WORK TO BE COMPLETED >> Write out all of the entries exactly as given.

BEGIN INFORMATION SUPPLIED

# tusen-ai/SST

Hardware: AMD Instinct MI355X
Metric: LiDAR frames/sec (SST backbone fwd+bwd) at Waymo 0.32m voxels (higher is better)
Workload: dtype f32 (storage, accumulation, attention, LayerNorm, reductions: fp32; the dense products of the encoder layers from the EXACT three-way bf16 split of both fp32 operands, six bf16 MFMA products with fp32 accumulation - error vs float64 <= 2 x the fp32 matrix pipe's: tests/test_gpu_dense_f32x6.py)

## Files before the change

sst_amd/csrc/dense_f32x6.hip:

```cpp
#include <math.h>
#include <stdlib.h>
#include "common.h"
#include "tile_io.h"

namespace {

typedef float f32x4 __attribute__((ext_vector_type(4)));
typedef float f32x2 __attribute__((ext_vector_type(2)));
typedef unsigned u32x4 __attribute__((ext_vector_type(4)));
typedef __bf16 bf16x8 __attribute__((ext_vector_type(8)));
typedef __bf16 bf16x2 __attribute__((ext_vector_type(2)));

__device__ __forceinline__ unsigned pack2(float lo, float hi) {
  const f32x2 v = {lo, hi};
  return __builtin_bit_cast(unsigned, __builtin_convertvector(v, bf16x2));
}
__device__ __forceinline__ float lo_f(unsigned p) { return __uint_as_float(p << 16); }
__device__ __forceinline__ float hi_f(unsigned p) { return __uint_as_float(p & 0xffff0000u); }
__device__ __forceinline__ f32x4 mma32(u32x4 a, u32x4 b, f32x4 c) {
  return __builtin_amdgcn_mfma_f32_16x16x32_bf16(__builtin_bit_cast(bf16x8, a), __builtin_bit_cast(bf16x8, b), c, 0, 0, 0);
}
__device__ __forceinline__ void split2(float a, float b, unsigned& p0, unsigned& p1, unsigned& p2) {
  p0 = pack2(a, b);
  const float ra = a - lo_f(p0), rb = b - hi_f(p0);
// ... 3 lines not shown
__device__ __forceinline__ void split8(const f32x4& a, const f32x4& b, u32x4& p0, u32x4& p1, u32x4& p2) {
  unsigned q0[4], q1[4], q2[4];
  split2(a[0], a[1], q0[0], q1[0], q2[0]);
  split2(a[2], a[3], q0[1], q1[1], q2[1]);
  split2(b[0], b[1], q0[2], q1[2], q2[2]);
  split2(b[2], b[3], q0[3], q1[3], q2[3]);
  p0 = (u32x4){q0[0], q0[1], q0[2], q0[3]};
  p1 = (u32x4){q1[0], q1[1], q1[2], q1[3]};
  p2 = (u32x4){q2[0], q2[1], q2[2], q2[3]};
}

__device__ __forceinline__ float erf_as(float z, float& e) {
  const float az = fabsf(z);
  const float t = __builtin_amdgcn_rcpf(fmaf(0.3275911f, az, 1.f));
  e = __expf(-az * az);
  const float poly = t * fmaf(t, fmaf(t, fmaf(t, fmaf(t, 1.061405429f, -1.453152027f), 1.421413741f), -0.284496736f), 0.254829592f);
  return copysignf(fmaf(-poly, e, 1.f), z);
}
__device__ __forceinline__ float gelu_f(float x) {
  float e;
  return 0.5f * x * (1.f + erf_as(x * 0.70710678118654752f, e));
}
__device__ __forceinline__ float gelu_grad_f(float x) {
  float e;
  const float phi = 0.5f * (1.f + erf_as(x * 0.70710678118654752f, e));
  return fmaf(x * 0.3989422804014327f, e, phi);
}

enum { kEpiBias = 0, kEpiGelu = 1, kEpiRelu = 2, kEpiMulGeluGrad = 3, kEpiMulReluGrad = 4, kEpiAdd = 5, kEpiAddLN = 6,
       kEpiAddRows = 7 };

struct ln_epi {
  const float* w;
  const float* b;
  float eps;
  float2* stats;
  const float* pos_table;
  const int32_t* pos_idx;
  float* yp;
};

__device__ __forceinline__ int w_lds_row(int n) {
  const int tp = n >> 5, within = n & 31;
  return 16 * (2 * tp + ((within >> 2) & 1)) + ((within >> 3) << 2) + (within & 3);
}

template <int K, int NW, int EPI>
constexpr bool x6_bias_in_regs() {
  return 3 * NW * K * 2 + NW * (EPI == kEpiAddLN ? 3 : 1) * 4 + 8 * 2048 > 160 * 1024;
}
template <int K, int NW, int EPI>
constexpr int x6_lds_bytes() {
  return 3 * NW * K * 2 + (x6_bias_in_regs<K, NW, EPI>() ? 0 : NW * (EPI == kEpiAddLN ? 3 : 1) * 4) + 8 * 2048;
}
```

END INFORMATION SUPPLIED

EXPECTED OUTPUT >>
# tusen-ai/SST

Hardware: AMD Instinct MI355X
Metric: LiDAR frames/sec (SST backbone fwd+bwd) at Waymo 0.32m voxels (higher is better)
Workload: dtype f32 (storage, accumulation, attention, LayerNorm, reductions: fp32; the dense products of the encoder layers from the EXACT three-way bf16 split of both fp32 operands, six bf16 MFMA products with fp32 accumulation - error vs float64 <= 2 x the fp32 matrix pipe's: tests/test_gpu_dense_f32x6.py)

## Files before the change

sst_amd/csrc/dense_f32x6.hip:

```cpp
#include <math.h>
#include <stdlib.h>
#include "common.h"
#include "tile_io.h"

namespace {

typedef float f32x4 __attribute__((ext_vector_type(4)));
typedef float f32x2 __attribute__((ext_vector_type(2)));
typedef unsigned u32x4 __attribute__((ext_vector_type(4)));
typedef __bf16 bf16x8 __attribute__((ext_vector_type(8)));
typedef __bf16 bf16x2 __attribute__((ext_vector_type(2)));

__device__ __forceinline__ unsigned pack2(float lo, float hi) {
  const f32x2 v = {lo, hi};
  return __builtin_bit_cast(unsigned, __builtin_convertvector(v, bf16x2));
}
__device__ __forceinline__ float lo_f(unsigned p) { return __uint_as_float(p << 16); }
__device__ __forceinline__ float hi_f(unsigned p) { return __uint_as_float(p & 0xffff0000u); }
__device__ __forceinline__ f32x4 mma32(u32x4 a, u32x4 b, f32x4 c) {
  return __builtin_amdgcn_mfma_f32_16x16x32_bf16(__builtin_bit_cast(bf16x8, a), __builtin_bit_cast(bf16x8, b), c, 0, 0, 0);
}
__device__ __forceinline__ void split2(float a, float b, unsigned& p0, unsigned& p1, unsigned& p2) {
  p0 = pack2(a, b);
  const float ra = a - lo_f(p0), rb = b - hi_f(p0);
// ... 3 lines not shown
__device__ __forceinline__ void split8(const f32x4& a, const f32x4& b, u32x4& p0, u32x4& p1, u32x4& p2) {
  unsigned q0[4], q1[4], q2[4];
  split2(a[0], a[1], q0[0], q1[0], q2[0]);
  split2(a[2], a[3], q0[1], q1[1], q2[1]);
  split2(b[0], b[1], q0[2], q1[2], q2[2]);
  split2(b[2], b[3], q0[3], q1[3], q2[3]);
  p0 = (u32x4){q0[0], q0[1], q0[2], q0[3]};
  p1 = (u32x4){q1[0], q1[1], q1[2], q1[3]};
  p2 = (u32x4){q2[0], q2[1], q2[2], q2[3]};
}

__device__ __forceinline__ float erf_as(float z, float& e) {
  const float az = fabsf(z);
  const float t = __builtin_amdgcn_rcpf(fmaf(0.3275911f, az, 1.f));
  e = __expf(-az * az);
  const float poly = t * fmaf(t, fmaf(t, fmaf(t, fmaf(t, 1.061405429f, -1.453152027f), 1.421413741f), -0.284496736f), 0.254829592f);
  return copysignf(fmaf(-poly, e, 1.f), z);
}
__device__ __forceinline__ float gelu_f(float x) {
  float e;
  return 0.5f * x * (1.f + erf_as(x * 0.70710678118654752f, e));
}
__device__ __forceinline__ float gelu_grad_f(float x) {
  float e;
  const float phi = 0.5f * (1.f + erf_as(x * 0.70710678118654752f, e));
  return fmaf(x * 0.3989422804014327f, e, phi);
}

enum { kEpiBias = 0, kEpiGelu = 1, kEpiRelu = 2, kEpiMulGeluGrad = 3, kEpiMulReluGrad = 4, kEpiAdd = 5, kEpiAddLN = 6,
       kEpiAddRows = 7 };

struct ln_epi {
  const float* w;
  const float* b;
  float eps;
  float2* stats;
  const float* pos_table;
  const int32_t* pos_idx;
  float* yp;
};

__device__ __forceinline__ int w_lds_row(int n) {
  const int tp = n >> 5, within = n & 31;
  return 16 * (2 * tp + ((within >> 2) & 1)) + ((within >> 3) << 2) + (within & 3);
}

template <int K, int NW, int EPI>
constexpr bool x6_bias_in_regs() {
  return 3 * NW * K * 2 + NW * (EPI == kEpiAddLN ? 3 : 1) * 4 + 8 * 2048 > 160 * 1024;
}
template <int K, int NW, int EPI>
constexpr int x6_lds_bytes() {
  return 3 * NW * K * 2 + (x6_bias_in_regs<K, NW, EPI>() ? 0 : NW * (EPI == kEpiAddLN ? 3 : 1) * 4) + 8 * 2048;
}
```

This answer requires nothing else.